→ **Task**
Look through the data that follows and say how many of its lines contain "vitpkT", giving the number only.

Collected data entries
# althonos/pyhmmer

Measured on AMD Instinct MI355X. Metric: GCUPS (DP cells/s) + seqs/s for hmmsearch, Pfam-A vs proteome, 1/2/4/8 GPUs, higher is better.
Workload: dtype u8/i16 filters (MSV, Viterbi), f32 Forward/Backward

## Files before the change

pyhmmer_amd/csrc/p7x_device.hpp:

```cpp
#pragma once
#include "p7x_internal.hpp"
#include "p7x_devmem.hpp"
#include <hip/hip_runtime.h>
#include <map>
#include <memory>
#include <mutex>

namespace p7x {

constexpr int kMaxL      = 100000;
constexpr int kTabRows   = 32;
constexpr int kNegPad    = -512;

#define P7X_HIP(call)                                                                          \
  do { hipError_t e_ = (call); if (e_ != hipSuccess) {                                         \
    p7x::set_error(std::string(#call) + ": " + hipGetErrorString(e_)); return e_ == hipErrorOutOfMemory ? P7X_EMEM : P7X_EDEVICE; } } while (0)

struct LengthTables {
  uint8_t *tjb = nullptr;
  int16_t *xwmove = nullptr;
  float   *null1 = nullptr;
  double  *logtab = nullptr;
};

struct DeviceCtx {
  int device = -1;
  hipStream_t stream = nullptr;
  hipStream_t stream2 = nullptr;
  LengthTables lt;
  int num_cu = 256;
  std::mutex mu;
  std::mutex msv_mu;
  std::mutex lt_scan_mu;
  static constexpr int kLtStreams = 4;
  hipStream_t lt_stream[kLtStreams]{};
  int lt_next = 0;
  hipEvent_t msv_done[2] = { nullptr, nullptr };
  int msv_last = -1;
  std::mutex slab_mu;
  std::multimap<size_t, void *> slab_free;
  size_t slab_free_bytes = 0;
  size_t slab_obtained_bytes = 0;
  static constexpr int kWsSets = 4, kWsSide = 7;
  hipStream_t ws_main[kWsSets]{};
  hipStream_t ws_side[kWsSets][kWsSide]{};
  std::vector<hipStream_t> ws_spacers;
  int ws_set_users[kWsSets]{};
};
int get_ctx(int device, DeviceCtx **out);
int create_tail_stream(DeviceCtx *ctx, bool high_priority, hipStream_t *out);

struct DevProfile {
  int device = -1;
  int M = 0, Kp = 0;
  int msvR = 0, msvK = 0, msvS = 0;
  uint32_t *msv_tab = nullptr;
  int16_t *msvw_emis = nullptr;
  uint32_t *msvw_pk = nullptr;
  int msvwC = 0, msvw_rows = kTabRows;
  int vitC = 0, Mpad = 0;
  int16_t *vit_trans = nullptr;
  int16_t *vit_emis = nullptr;
  int vitpkT = 0, vitpkP = 0;
  uint32_t *vitpk_trans = nullptr, *vitpk_emis = nullptr;
  float *fwd_trans = nullptr;
  float *fwd_emis = nullptr;
  int fwdgT = 0, fwdgC = 0;
  float *fwdg_trans = nullptr, *fwdg_emis = nullptr;
  float *bias_eo = nullptr;
  std::shared_ptr<DeviceBuf> shared;
};

int get_dev_profile(const p7x_oprofile *om, DeviceCtx *ctx, DevProfile **out);
int get_dev_profiles(const p7x_oprofile *const *oms, int n, DeviceCtx *ctx, DevProfile **out, int nthreads);
void free_dev_profile(DevProfile *d);

struct EnvelopeScorer;
struct EnsembleRunner;
}
struct p7x_seqdb;
#include <memory>
namespace p7x {
struct LongTargetWindowRegions;
int device_regions_of_all(const p7x_oprofile *om, const p7x_seqdb *db, std::vector<LongTargetWindowRegions> &out);
std::unique_ptr<EnvelopeScorer> make_device_envelope_scorer(DeviceCtx *ctx, const p7x_seqdb *db, float oa_guard);
std::unique_ptr<EnvelopeScorer> make_device_align_scorer(DeviceCtx *ctx, const p7x_seqdb *db, float oa_guard);
size_t align_budget_bytes();
std::unique_ptr<EnsembleRunner> make_device_ensemble_runner(DeviceCtx *ctx, const p7x_seqdb *db, float guard);

}

struct p7x_seqdb {
  int device = -1;
  int abc_type = 0, Kp = 0;
  int64_t n = 0;
  int64_t nres = 0;
  int64_t nslots = 0;
  int64_t ngroups = 0;
  std::vector<int32_t> h_len;
  std::vector<int32_t> h_order;
  std::vector<int64_t> h_off;
  std::vector<uint8_t> h_dsq;
  int64_t vit_long_slots = 0;
  std::vector<int32_t> h_grp_len;
  std::vector<int64_t> h_grp_suffix;
  uint8_t *d_dsq = nullptr;
  int64_t *d_slot_off = nullptr;
  int32_t *d_slot_len = nullptr;
  uint4   *d_tiles = nullptr;
  int64_t *d_grp_off = nullptr;
  int32_t *d_grp_nblk = nullptr;
  int64_t tile_u4 = 0;
  p7x::DeviceBuf slab;
};
```

pyhmmer_amd/csrc/p7x_devimage.hip:

```cpp
#include "p7x_device.hpp"
#include "p7x_kernels.hpp"
#include "p7x_host.hpp"
#include <cstring>
#include <memory>

namespace p7x {

static void chunk_transpose_fill(int M, int C, std::vector<int> &pos_of_node)
{
  pos_of_node.assign(M + 1, -1);
  for (int k = 1; k <= M; ++k) { const int z = (k - 1) / C, c = (k - 1) % C; pos_of_node[k] = c * 64 + z; }
}

void free_dev_profile(DevProfile *d)
{
  delete d;
}

struct DevCache { std::mutex mu; std::vector<DevProfile *> per_device; };

struct ImageStage { int device = -1; PinnedBuf pinned; hipStream_t stream = nullptr; };

struct HostImage {
  std::vector<char> bytes;
  std::vector<std::pair<void **, size_t>> fix;
  template <typename T, typename F>
  void add(F **field, const std::vector<T> &v)
  {
    const size_t off = bytes.size(), n = v.size() * sizeof(T);
    bytes.resize(((off + n + 255) / 256) * 256);
    std::memcpy(bytes.data() + off, v.data(), n);
    fix.emplace_back(reinterpret_cast<void **>(field), off);
  }
};

static void build_host_image(const Profile &p, DevProfile *d, HostImage &img)
{
  d->msvR = msv_pick(p.M, &d->msvK);
  if (d->msvR > 0) {
    d->msvS = msv_stride(d->msvR, d->msvK);
    std::vector<uint32_t> tab;
    msv_build_tables(p, d->msvR, d->msvK, tab);
    img.add(&d->msv_tab, tab);
  }
  d->vitC = vit_pick_C(p.M);
  if (d->vitC > 0) {
    const int C = d->vitC, Mpad = 64 * C, nrows = p.Kp + 1;
    d->Mpad = Mpad;
    std::vector<int> pos;
    chunk_transpose_fill(p.M, C, pos);
    std::vector<int16_t> vt((size_t) Mpad * 8, -32768), ve((size_t) nrows * Mpad, -32768);
    std::vector<float> ft((size_t) Mpad * 8, 0.0f), fe((size_t) nrows * Mpad, 0.0f);
    for (int k = 1; k <= p.M; ++k) {
      for (int t = 0; t < NTRANS; ++t) {
        vt[(size_t) pos[k] * 8 + t] = p.tw[(size_t) t * (p.M + 1) + k];
        ft[(size_t) pos[k] * 8 + t] = p.tf[(size_t) t * (p.M + 1) + k];
      }
      for (int x = 0; x < p.Kp; ++x) {
        ve[(size_t) x * Mpad + pos[k]] = p.rw[(size_t) x * (p.M + 1) + k];
        fe[(size_t) x * Mpad + pos[k]] = p.rf_[(size_t) x * (p.M + 1) + k];
      }
    }
    {
      std::vector<int16_t> me((size_t) kTabRows * Mpad, (int16_t) kNegPad);
      for (int k = 1; k <= p.M; ++k)
        for (int x = 0; x < p.Kp; ++x) me[(size_t) x * Mpad + pos[k]] = (int16_t) ((int) p.bias_b - (int) p.rb[(size_t) x * (p.M + 1) + k]);
      img.add(&d->msvw_emis, me);
      d->msvwC = C; d->msvw_rows = kTabRows;
      int Cp = 0;
      if ((d->msvR <= 0 || d->msvK >= 8) && C % 4 == 0 && C <= 32) Cp = C;
      else if (d->msvR <= 0 && C > 32 && p.M <= 2560 && p.Kp + 1 <= 30) { Cp = p.M <= 2304 ? 36 : 40; d->msvwC = Cp; d->msvw_rows = p.Kp + 1; }
      if (Cp > 0) {
        const int P2 = Cp / 4, rows = d->msvw_rows;
        std::vector<uint32_t> pk((size_t) rows * P2 * 64 * 2);
        auto em = [&](int x, int k) -> uint32_t { return (uint32_t) (uint16_t) (int16_t) ((x < p.Kp && k <= p.M) ? (int) p.bias_b - (int) p.rb[(size_t) x * (p.M + 1) + k] : kNegPad); };
        for (int x = 0; x < rows; ++x)
          for (int j2 = 0; j2 < P2; ++j2)
            for (int z = 0; z < 64; ++z)
              for (int h = 0; h < 2; ++h) {
                const int k = z * Cp + 2 * (2 * j2 + h) + 1;
                pk[(((size_t) x * P2 + j2) * 64 + z) * 2 + h] = em(x, k) | (em(x, k + 1) << 16);
              }
        img.add(&d->msvw_pk, pk);
      }
    }
    img.add(&d->vit_trans, vt);
    img.add(&d->vit_emis, ve);
    img.add(&d->fwd_trans, ft);
    img.add(&d->fwd_emis, fe);
    int gT = 0, gC = 0;
    if (fwdg_pick(p.M, d->vitC, &gT, &gC)) {
      std::vector<float> gt, ge;
      fwdg_build_tables(p, gT, gC, gt, ge);
      d->fwdgT = gT; d->fwdgC = gC;
      img.add(&d->fwdg_trans, gt);
      img.add(&d->fwdg_emis, ge);
    }
  }
  {
    int T = 0, P = 0;
    if (vitpk_pick(p.M, &T, &P)) {
      std::vector<uint32_t> tt, te;
      vitpk_build_tables(p, T, P, tt, te);
      d->vitpkT = T; d->vitpkP = P;
      img.add(&d->vitpk_trans, tt);
      img.add(&d->vitpk_emis, te);
    }
  }
  {
    const Alphabet &abc = Alphabet::get(p.abc_type);
    std::vector<float> eo((size_t) kTabRows * 2, 1.0f);
    for (int x = 0; x < p.K; ++x) { eo[x * 2 + 0] = p.bgf[x] / p.bgf[x]; eo[x * 2 + 1] = p.compo[x] / p.bgf[x]; }
    for (int x = p.K + 1; x <= p.Kp - 3; ++x)
      for (int s = 0; s < 2; ++s) {
        float e = 0.0f, den = 0.0f;
        for (int y = 0; y < p.K; ++y) if (abc.degen[x][y]) { e += (s == 0 ? p.bgf[y] : p.compo[y]); den += p.bgf[y]; }
        eo[x * 2 + s] = den > 0.0f ? e / den : 0.0f;
      }
    img.add(&d->bias_eo, eo);
  }
}
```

→ **Output for this exercise**
2